Could you paste the output from these commands:

`# file /usr/local/libexec/apache22/mod_authz_host.so`

and

`# grep authz /usr/local/etc/apache22/httpd.conf`

That will give us some more clues to help find the cause of all this.


----------



## vamos (Jun 11, 2013)

First:

```
/usr/local/libexec/apache22/mod_authz_host.so: cannot open `/usr/local libexec/apache22/mod_authz_host.so' (No such file or directory)
```

Next:

```
LoadModule authz_host_module libexec/apache22/mod_authz_host.so
LoadModule authz_groupfile_module libexec/apache22/mod_authz_groupfile.so
LoadModule authz_dbm_module libexec/apache22/mod_authz_dbm.so
LoadModule authz_owner_module libexec/apache22/mod_authz_owner.so
LoadModule authz_default_module libexec/apache22/mod_authz_default.so
```


----------



## wblock@ (Jun 11, 2013)

The file has been deleted.  Figure out how that happened and prevent it.

Might you have switched to www/apache24?

If not, then reinstall www/apache22 with default options:

```
# cd /usr/ports/www/apache22
# make rmconfig
# make install clean (press Enter when the options screen is shown)
```


----------



## ShelLuser (Jun 11, 2013)

vamos said:
			
		

> ```
> /usr/local/libexec/apache22/mod_authz_host.so: cannot open `/usr/local libexec/apache22/mod_authz_host.so' (No such file or directory)
> ```


That output looks quite strange to me; notice how there's a space between local and libexec?

And another thing; when file can't access something it will make it quite clear that it has encountered an error:


```
smtp2:/home/peter $ file test
test: ERROR: cannot open `test' (No such file or directory)
```

Although the results don't change the conclusion which @wblock@ has already summed up it does look a bit peculiar making me wonder: where does the file command come from?

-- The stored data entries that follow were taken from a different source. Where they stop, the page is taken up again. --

template <bool CAPPED, int EB, bool HALF = false>
__global__ __launch_bounds__(64) void k_scan_ap_c(ScanArgs a, const uint2* __restrict__ below, const uint2* __restrict__ dpre,
                                                  const uint32_t* __restrict__ cap_ws, float* __restrict__ ap_part,
                                                  const uint32_t* __restrict__ items_total, uint32_t kcap, const uint32_t* __restrict__ skip_if = nullptr,
                                                  const uint32_t* __restrict__ nrel_max = nullptr, int rank_bits = 0) {
    static_assert(!HALF || EB == 8, "the 8 x 8 geometry on one-byte entries");
    constexpr int QW = HALF ? 8 : 128 / EB, LOG_QW = QW == 16 ? 4 : 3, S = 64 / QW, EPW = HALF ? 2 : 32 / EB;
    extern __shared__ __attribute__((aligned(16))) uint32_t lds[];
    int chunk_id, qtile;
    if (!map_block(a, chunk_id, qtile)) return;
    if (items_total && (int64_t)*items_total > kFloatBitsMaxItems) return;
    if (skip_if && *skip_if != 0u) return;
    if (nrel_max && rank_bits > 0 && (uint64_t)(*nrel_max) + 2 < (1ull << (32 - rank_bits))) return;
    const int lane = threadIdx.x & 63;
    const int ql = lane & (QW - 1), slot = lane >> LOG_QW;
    const int q0 = qtile * QW, q = q0 + ql;
    const int ncell = a.nb * QW;
    unsigned long long* cnt = reinterpret_cast<unsigned long long*>(lds);
    {
        const uint2* __restrict__ pb = below + ((int64_t)chunk_id * a.nb) * a.qpad + q0;
        const uint2* __restrict__ pd = dpre + q0;
        auto pack = [](uint2 x, uint2 y) {
            return (unsigned long long)(kF23 + x.x + y.x + 1u) | ((unsigned long long)(kF23 + (0x7fffffu - (x.y + y.y + 1u))) << 32);
        };
        int e = lane;
        for (; e + 7 * 64 < ncell; e += 8 * 64) {
            uint2 x[8], y[8];
#pragma unroll
            for (int j = 0; j < 8; ++j) {
                const int ee = e + j * 64;
                const int64_t at = (int64_t)(ee >> LOG_QW) * a.qpad + (ee & (QW - 1));
                x[j] = pb[at];
                y[j] = pd[at];
            }
#pragma unroll
            for (int j = 0; j < 8; ++j) cnt[e + j * 64] = pack(x[j], y[j]);
        }
        for (; e < ncell; e += 64) {
            const int64_t at = (int64_t)(e >> LOG_QW) * a.qpad + (e & (QW - 1));
            cnt[e] = pack(pb[at], pd[at]);
        }
    }
    const uint32_t cntbase = (uint32_t)(uintptr_t)(__attribute__((address_space(3))) uint32_t*)lds + ql * 8;
    const float capf = CAPPED ? (float)min(cap_ws[q], kcap) : 0.0f;
    const int64_t lo = (int64_t)chunk_id * a.chunk;
    const int64_t hi = (lo + a.chunk < a.R) ? lo + a.chunk : a.R;
    float acc = 0.0f;
    auto credit = [&](unsigned long long old, uint32_t m) {
        const float rank = __uint_as_float((uint32_t)old) - 8388608.0f;
        const float ord = 16777215.0f - __uint_as_float((uint32_t)(old >> 32));
        if (CAPPED) m = ord <= capf ? m : 0u;
#ifdef XMH_ABL_AP_NORCP
        acc = fmaf(ord, __uint_as_float(__float_as_uint(rank) & m), acc);
#else
        acc = fmaf(ord, __uint_as_float(__float_as_uint(__builtin_amdgcn_rcpf(rank)) & m), acc);
#endif
    };
    const uint32_t hoff = HALF ? 8u * (uint32_t)(slot >> 2) : 0u;
    const uint32_t hb0 = hoff, hb1 = hoff + 16u, hd0 = hoff + 1u, hd1 = hoff + 17u;
    auto issue1 = [&](uint32_t w, int j, unsigned long long& old, uint32_t& m) {
        uint32_t d;
        if (HALF) {
            m = (uint32_t)__builtin_amdgcn_sbfe((int)w, j ? hb1 : hb0, 1);
            d = __builtin_amdgcn_ubfe(w, j ? hd1 : hd0, EB - 1);
        } else if (EB == 16) {
            m = (uint32_t)__builtin_amdgcn_sbfe((int)w, j, 1);
            d = __builtin_amdgcn_ubfe(w, j + 1, 11);
        } else {
            m = (uint32_t)__builtin_amdgcn_sbfe((int)w, EB * j, 1);
            d = __builtin_amdgcn_ubfe(w, EB * j + 1, EB - 1);
        }
        uint32_t addr;
        if (QW == 16) asm("v_lshl_add_u32 %0, %1, 7, %2" : "=v"(addr) : "v"(d), "v"(cntbase));
        else asm("v_lshl_add_u32 %0, %1, 6, %2" : "=v"(addr) : "v"(d), "v"(cntbase));
        const unsigned long long inc = 1ull | ((unsigned long long)m << 32);
#ifdef XMH_ABL_AP_NOATOMIC
        old = ((unsigned long long)addr << 3) | inc;
        asm volatile("" : "+v"(old));
#else
        asm volatile("ds_add_rtn_u64 %0, %1, %2" : "=v"(old) : "v"(addr), "v"(inc) : "memory");
#endif
    };
    unsigned long long oldA[8], oldB[8];
    uint32_t mA[8], mB[8];
    constexpr bool kFourBatchIterations = true;
    auto issue = [&](unsigned long long (&old)[8], uint32_t (&m)[8], uint32_t wa, uint32_t wb, uint32_t wc, uint32_t wd) {
        if constexpr (EB == 16) {
            const uint32_t sx = __builtin_amdgcn_alignbit(wb, wa, 24), sy = __builtin_amdgcn_alignbit(wc, wb, 28);
#pragma unroll
            for (int u = 0; u < 8; ++u) issue1(XMH_CACHE12_WORD(u, wa, wb, wc, sx, sy), XMH_CACHE12_BIT(u), old[u], m[u]);
        } else {
#pragma unroll
            for (int u = 0; u < 8; ++u) {
                const int wi = u / EPW;
                issue1(wi == 0 ? wa : (wi == 1 ? wb : (wi == 2 ? wc : wd)), u % EPW, old[u], m[u]);
            }
        }
    };
    auto drain8 = [&](unsigned long long (&old)[8], uint32_t (&m)[8]) {
        asm volatile("s_waitcnt lgkmcnt(8)" : "+v"(old[0]), "+v"(old[1]), "+v"(old[2]), "+v"(old[3]), "+v"(old[4]), "+v"(old[5]), "+v"(old[6]), "+v"(old[7])::"memory");
#pragma unroll
        for (int u = 0; u < 8; ++u) credit(old[u], m[u]);
    };
    auto drain0 = [&](unsigned long long (&old)[8], uint32_t (&m)[8]) {
        asm volatile("s_waitcnt lgkmcnt(0)" : "+v"(old[0]), "+v"(old[1]), "+v"(old[2]), "+v"(old[3]), "+v"(old[4]), "+v"(old[5]), "+v"(old[6]), "+v"(old[7])::"memory");
#pragma unroll
        for (int u = 0; u < 8; ++u) credit(old[u], m[u]);
    };
    const int nbatch = (a.chunk + 63) >> 6;
    const uint4* crow = HALF ? a.pair_cache + ((int64_t)chunk_id * (a.nqt >> 1) + (qtile >> 1)) * nbatch * 64 + (slot & 3) * 16 + (qtile & 1) * 8 + ql
                             : a.pair_cache + ((int64_t)chunk_id * a.nqt + qtile) * nbatch * 64 + lane;
    const int nfull = (int)((hi - lo) >> 6);
    asm volatile("s_waitcnt lgkmcnt(0)" ::: "memory");
    const uint32_t* crow12 = reinterpret_cast<const uint32_t*>(a.pair_cache) + (((int64_t)chunk_id * a.nqt + qtile) * nbatch * 64 + lane) * xmh::kCache12Dwords;
    auto cache_words = [&](int64_t batch) -> uint4 {
        if constexpr (EB == 16) {
            typedef uint32_t u32x3_t __attribute__((ext_vector_type(3)));
            const u32x3_t v = __builtin_nontemporal_load(reinterpret_cast<const u32x3_t*>(crow12 + batch * 64 * xmh::kCache12Dwords));
            return make_uint4(v.x, v.y, v.z, 0u);
        } else {
#ifdef XMH_ABL_AP_PLAIN
            return crow[batch * 64];
#else
            typedef uint32_t u32x4_t __attribute__((ext_vector_type(4)));
            const u32x4_t v = __builtin_nontemporal_load(reinterpret_cast<const u32x4_t*>(crow + batch * 64));
            return make_uint4(v.x, v.y, v.z, v.w);
#endif
        }
    };
    uint4 cw = cache_words(0);
    uint4 nw = cache_words(1 < nbatch ? 1 : 0);
    auto next_words = [&](int bi) {
#ifdef XMH_ABL_AP_NOLOAD
        const uint4 nw2 = make_uint4(0x10203040u + bi + lane, 0x18283848u ^ lane, 0x11223344u + 3 * lane, 0x21314151u + bi);
#else
        const uint4 nw2 = cache_words(bi + 2 < nbatch ? bi + 2 : nbatch - 1);
#endif
        return nw2;
    };
    auto slow_batch = [&](const uint4& w4, int count) {
        const uint32_t sx = EB == 16 ? __builtin_amdgcn_alignbit(w4.y, w4.x, 24) : 0u, sy = EB == 16 ? __builtin_amdgcn_alignbit(w4.z, w4.y, 28) : 0u;
#pragma unroll
        for (int t = 0; t < QW; ++t) {
            if (t * S + slot < count) {
                const uint32_t w = EB == 16 ? XMH_CACHE12_WORD(t, w4.x, w4.y, w4.z, sx, sy) : (t < EPW ? w4.x : (t < 2 * EPW ? w4.y : (t < 3 * EPW ? w4.z : w4.w)));
                const uint32_t bit = EB == 16 ? (uint32_t)XMH_CACHE12_BIT(t) : (HALF ? hoff + 16u * (t % EPW) : (uint32_t)(EB * (t % EPW)));
                const uint32_t m = (uint32_t)__builtin_amdgcn_sbfe((int)w, bit, 1), d = __builtin_amdgcn_ubfe(w, bit + 1u, EB == 16 ? 11 : EB - 1);
                const unsigned long long o = atomicAdd(&cnt[d * QW + ql], 1ull | ((unsigned long long)m << 32));
                credit(o, m);
            }
        }
    };
    if (EB == 8 && !HALF) {
        int bi = 0;
        if (kFourBatchIterations) {
            for (; bi + 3 < nfull; bi += 4) {
                const uint4 n0 = next_words(bi);
                issue(oldA, mA, cw.x, cw.y, 0u, 0u);
                issue(oldB, mB, cw.z, cw.w, 0u, 0u);
                drain8(oldA, mA);
                cw = nw;
                nw = n0;
#pragma unroll
                for (int t = 1; t < 4; ++t) {
                    const uint4 nt = next_words(bi + t);
                    issue(oldA, mA, cw.x, cw.y, 0u, 0u);
                    drain8(oldB, mB);
                    issue(oldB, mB, cw.z, cw.w, 0u, 0u);
                    drain8(oldA, mA);
                    cw = nw;
                    nw = nt;
                }
                drain0(oldB, mB);
            }
        }
        for (; bi + 1 < nfull; bi += 2) {
            const uint4 nw2 = next_words(bi);
            issue(oldA, mA, cw.x, cw.y, 0u, 0u);
            issue(oldB, mB, cw.z, cw.w, 0u, 0u);
            drain8(oldA, mA);
            cw = nw;
            nw = nw2;
            const uint4 nw3 = next_words(bi + 1);
            issue(oldA, mA, cw.x, cw.y, 0u, 0u);
            drain8(oldB, mB);
            issue(oldB, mB, cw.z, cw.w, 0u, 0u);
            drain8(oldA, mA);
            drain0(oldB, mB);
            cw = nw;
            nw = nw3;
        }
        if (bi < nfull) {
            const uint4 nw2 = next_words(bi);
            issue(oldA, mA, cw.x, cw.y, 0u, 0u);
            issue(oldB, mB, cw.z, cw.w, 0u, 0u);
            drain8(oldA, mA);
            drain0(oldB, mB);
            cw = nw;
            nw = nw2;
        }
    } else {
        auto words_at = [&](int b) { return cache_words(b < nbatch ? b : nbatch - 1); };
        auto issue4 = [&](unsigned long long (&old)[8], uint32_t (&m)[8], const uint4& r) { issue(old, m, r.x, r.y, r.z, r.w); };
        uint4 r0 = cw, r1 = nw, r2 = words_at(2), r3 = words_at(3);
        int bi = 0;
        for (; bi + 3 < nfull; bi += 4) {
            issue4(oldA, mA, r0);
            r0 = words_at(bi + 4);
            issue4(oldB, mB, r1);
            r1 = words_at(bi + 5);
            drain8(oldA, mA);
            issue4(oldA, mA, r2);
            r2 = words_at(bi + 6);
            drain8(oldB, mB);
            issue4(oldB, mB, r3);
            r3 = words_at(bi + 7);
            drain8(oldA, mA);
            drain0(oldB, mB);
        }
        const int rem = nfull - bi;
        if (rem >= 2) {
            issue4(oldA, mA, r0);
            issue4(oldB, mB, r1);
            drain8(oldA, mA);
            drain0(oldB, mB);
            if (rem == 3) {
                issue4(oldA, mA, r2);
                drain0(oldA, mA);
            }
        } else if (rem == 1) {
            issue4(oldA, mA, r0);
            drain0(oldA, mA);
        }
        cw = rem == 0 ? r0 : (rem == 1 ? r1 : (rem == 2 ? r2 : r3));
    }
    const int cntb = (int)(hi - lo) - nfull * 64;
    slow_batch(cw, cntb);
#pragma unroll
    for (int o = QW; o < 64; o <<= 1) acc += __shfl_xor(acc, o, 64);
    if (slot == 0) ap_part[(int64_t)chunk_id * a.qpad + q] = acc;
}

You might want to check with this command: `which file`. If that lists file to be located on /usr/bin/file then either you're using a completely different version than I'm familiar with, or something very wrong is going on.


----------



## wblock@ (Jun 11, 2013)

ShelLuser said:
			
		

> That output looks quite strange to me; notice how there's a space between local and libexec?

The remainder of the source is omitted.